As part of their ongoing efforts to find de novo genomic changes linked to autism, Simon G. Gregory, Ph.D., associate professor of medical genetics at Duke University, together with collaborators, used array CGH to examine the genomic profiles of 119 children with idiopathic autism.
This approach unveiled over 100 copy number variants, from which the investigators focused on a 0.7-Mb deletion on the short arm of chromosome 3, a region containing five genes. One of these genes, OXTR, encodes the oxytocin receptor that, having previously been implicated in autism, emerged as an interesting candidate to pursue.

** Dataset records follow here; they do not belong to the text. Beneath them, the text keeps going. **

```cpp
CRH_D DrawItem item_of(const RasterParams& r, uint32_t i) {
    if (r.items) return r.items[i];
    return DrawItem{i, i, 1u | ((uint32_t)(CRH_OP_COLOR + 1) << 4), 0u};
}
CRH_D void item_candidates(const SceneDev& s, const DrawItem& it, uint32_t cb[8], uint32_t& first, uint32_t& last) {
    shape_candidates(s, it.shape, cb);
    first = (it.ops & 1u) ? 0u : cb[6];
    last = (it.ops >> 4) ? cb[7] : cb[6];
}

CRH_D bool cap_test(float x, float y, uint32_t cap_type) {
    switch (cap_type & 15u) {
        case 0: return y > 0.5f;
        case 1: return x * x + y * y < 0.25f;
        case 2: return 0.5f - y > fabsf(x);
        case 3: return y < fabsf(x);
        case 4: return 0.5f - y > x;
        case 5: return y - 0.5f < x;
        default: return y < 0.0f;
    }
}
CRH_D float wave_uniform(float v) {
#if defined(__HIP_DEVICE_COMPILE__)
    return __uint_as_float(__builtin_amdgcn_readfirstlane(__float_as_uint(v)));
#else
    return v;
#endif
}
CRH_D bool stroke_dashed(const crh_dynamic_stroke_descriptor& d, float tx, float ty) {
    const float ge0 = wave_uniform(d.gap_end[0]), ge1 = wave_uniform(d.gap_end[1]), ge2 = wave_uniform(d.gap_end[2]), ge3 = wave_uniform(d.gap_end[3]);
    const float gs0 = wave_uniform(d.gap_start[0]), gs1 = wave_uniform(d.gap_start[1]), gs2 = wave_uniform(d.gap_start[2]), gs3 = wave_uniform(d.gap_start[3]);
    const uint32_t last = d.count_dashed_join >> 3;
    const float ge_last = last == 0u ? ge0 : (last == 1u ? ge1 : (last == 2u ? ge2 : ge3));
    const float pattern_length = ge_last;
    float position = crh_wgsl_mod(ty - d.phase, pattern_length);
    if (position < 0.0f) position = position + pattern_length;
    const bool a0 = !(ge0 - position >= 0.0f) && 0u < last;
    const bool a1 = a0 && !(ge1 - position >= 0.0f) && 1u < last;
    const bool a2 = a1 && !(ge2 - position >= 0.0f) && 2u < last;
    const uint32_t interval = (uint32_t)a0 + (uint32_t)a1 + (uint32_t)a2;
    const float ge = a2 ? ge3 : (a1 ? ge2 : (a0 ? ge1 : ge0));
    const float gs = a2 ? gs3 : (a1 ? gs2 : (a0 ? gs1 : gs0));
    const float gap_end = ge - position;
    const float gap_start = position - gs;
    if (gap_start > 0.0f) {
        const uint32_t caps = d.caps >> (interval * 8u);
        const bool start_cap = cap_test(tx, gap_start, caps >> 4);
        const bool end_cap = cap_test(tx, gap_end, caps);
        return start_cap || end_cap;
    }
    return true;
}
CRH_D bool stroke_dashed_joint(const crh_dynamic_stroke_descriptor& d, float radius, float a0, float a1, float a2) {
    const float tau = crh_acosf(-1.0f) * 2.0f;
    return stroke_dashed(d, radius, a2 + crh_atan2f(a1, a0) / tau);
}

}
```

contrast_renderer_amd/csrc/tessellate.hip:

```cpp
#include "fill.hpp"
#include "launch.hpp"
#include "paint_angle.hpp"
#include "scene.hpp"
#include "stroke.hpp"

namespace crh {

struct CountSink {
    uint32_t curve_n = 0, solid_n = 0, hull_n = 0;
    CRH_D void curve(float2, const float*) { curve_n += 1; }
    CRH_D void solid(float2) { solid_n += 1; }
    CRH_D void hull(float2) { hull_n += 1; }
};

struct SolidCursor {
    const SceneDev* s;
    uint32_t vertex_base;
    uint32_t index_base;
    uint32_t first_value;
    uint32_t n;
    uint32_t j;
    CRH_D void push(float2 v) {
        const uint32_t pos = (j < ((n + 1) >> 1)) ? 2u * j : 2u * (n - 1u - j) + 1u;
        s->solid_v[vertex_base + pos] = {v.x, v.y};
        s->solid_i[index_base + pos] = (uint16_t)(first_value + pos);
        s->solid_flag[vertex_base + pos] = (uint8_t)((pos & 1u) | (pos + 1u == n ? 2u : 0u));
        j += 1;
    }
};

struct HullCursor {
    const SceneDev* s;
    uint32_t at;
    uint32_t path;
    CRH_D void push(float2 v) {
        if (!is_finite(v.x) || !is_finite(v.y)) raise_error(*s, path, CRH_ERR_NON_FINITE);
        s->hull_cand[at] = {v.x == 0.0f ? 0.0f : v.x, v.y == 0.0f ? 0.0f : v.y};
        at += 1;
    }
};

template <bool RATIONAL>
struct CubicEmitSink {
    SolidCursor solid_cursor;
    HullCursor hull_cursor;
    uint32_t curve_at;
    CRH_D void curve(float2 v, const float* w) {
        if constexpr (RATIONAL)
            solid_cursor.s->rc_v[curve_at] = {v.x, v.y, w[0], w[1], w[2], w[3]};
        else
            solid_cursor.s->ic_v[curve_at] = {v.x, v.y, w[0], w[1], w[2]};
        curve_at += 1;
    }
    CRH_D void solid(float2 v) { solid_cursor.push(v); }
    CRH_D void hull(float2 v) { hull_cursor.push(v); }
};

CRH_D float2 fill_start_point(const SceneDev& s, uint32_t e) {
    const float* q = s.pool + s.elem_off[e - 1u];
    if (s.elem_type[e - 1u] == ELEM_RC) {
        const float w = q[3];
        return make_float2((q[8] * w) / w, (q[9] * w) / w);
    }
    const float* p = s.pool + s.elem_off[e];
    return make_float2(p[-2], p[-1]);
}

CRH_D void load_cubic(const SceneDev& s, uint32_t e, bool rational, Pt cp[4]) {
    const float* p = s.pool + s.elem_off[e];
    const float2 start = fill_start_point(s, e);
    if (rational) {
        cp[0] = weighted_vec_to_point(p[0], start.x, start.y);
        cp[1] = weighted_vec_to_point(p[1], p[4], p[5]);
        cp[2] = weighted_vec_to_point(p[2], p[6], p[7]);
        cp[3] = weighted_vec_to_point(p[3], p[8], p[9]);
    } else {
        cp[0] = vec_to_point(start.x, start.y);
        cp[1] = vec_to_point(p[0], p[1]);
        cp[2] = vec_to_point(p[2], p[3]);
        cp[3] = vec_to_point(p[4], p[5]);
    }
}
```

The authors found that one child’s mother also carried the deletion, and she had self-reported obsessive-compulsive disorder symptoms, a condition previously linked to the same gene. However, to the investigators’ initial surprise, the child’s brother, despite being affected with autism, did not harbor this deletion. “We were briefly disappointed, until we decided to look at the methylation profile of this receptor,” recalls Dr. Gregory.
Previous reports documented that the OXTR gene is regulated by its DNA methylation status. By performing disulphide sequencing, Dr. Gregory and colleagues identified five CpG dinucleotides that exhibited differential methylation patterns among family members.
At three of these sites, the affected brother showed extensive methylation, an epigenetic modification correlated with decreased gene expression. Furthermore, on small groups of patients with autism, the authors showed that several of these dinucleotides were hypermethylated in peripheral blood mononuclear cells and in the temporal lobe cortex, as compared to unaffected individuals, a finding that they are proposing to further explore on larger patient groups.
Another research effort that Dr. Gregory is conducting in collaboration with medical oncologist Andrew J. Armstrong, M.D., ScM, proposes to profile copy number changes in primary and secondary malignant prostate tumor cells.
Cells that originate from primary tumors often metastasize to distant sites in various organs and establish secondary tumors that contribute to the lethal behavior of cancer; however, the factors that shape this process, and the specific affinity that primary prostate cancer cells have for certain secondary dissemination sites, are insufficiently understood.
“We are trying to identify the circulating tumor cells, pool them, and use unbiased genomic amplification to conduct copy number profiling and unveil potential copy number variations that would make primary tumor cells more likely to metastasize or increase their affinity for specific secondary tissues,” explains Dr. Gregory.
In addition, as part of a project seeking to identify factors associated with tumor behavior, Dr. Gregory and collaborators are using array CGH to explore correlations between copy number variation and the progression of oligodendroglyomas.
In addition to the research world, array CGH is also becoming commonplace in the clinical community and is increasingly replacing G-banded karyotyping as the gold standard for cytogenetic analysis.